---------- SOURCE DATA
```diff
@@ -583,7 +618,17 @@
         bss = (b1, b2, b3)
         grads_w, grads_b = [None] * 3, [None] * 3
         dz = dz3
-        for k in (2, 1, 0):
+        layers = (2, 1, 0)
+        if ctx.fuse_bwd and need_w:
+            for k in (2, 1):
+                packed = cfg.prepacked.get(cfg.pack_base + k, True) if cfg.prepacked is not None else None
+                w1_form = k == 1 and not need_dx
+                grads_w[k], grads_b[k], dz, g0 = _bwd_fused(dz, acts[k], packed or _pack(wts[k], flip=True, dtype=dt), wts[k], bss[k],
+                                                            x if w1_form else None, w1, b1)
+            if w1_form:
+                grads_w[0], grads_b[0] = g0
+            layers = () if w1_form else (0,)
+        for k in layers:
             if need_w:
                 grads_w[k], grads_b[k] = _wgrad(acts[k], dz, wts[k], bss[k], chain=True)
             packed = cfg.prepacked.get(cfg.pack_base + k, True) if cfg.prepacked is not None else None
```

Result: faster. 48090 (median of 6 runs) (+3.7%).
--------------------
> _PROBLEM TO WORK ON_:
Each line of the material that holds the string "acts" counts once; give the total alone.

> _THE COMPLETED TASK_:
2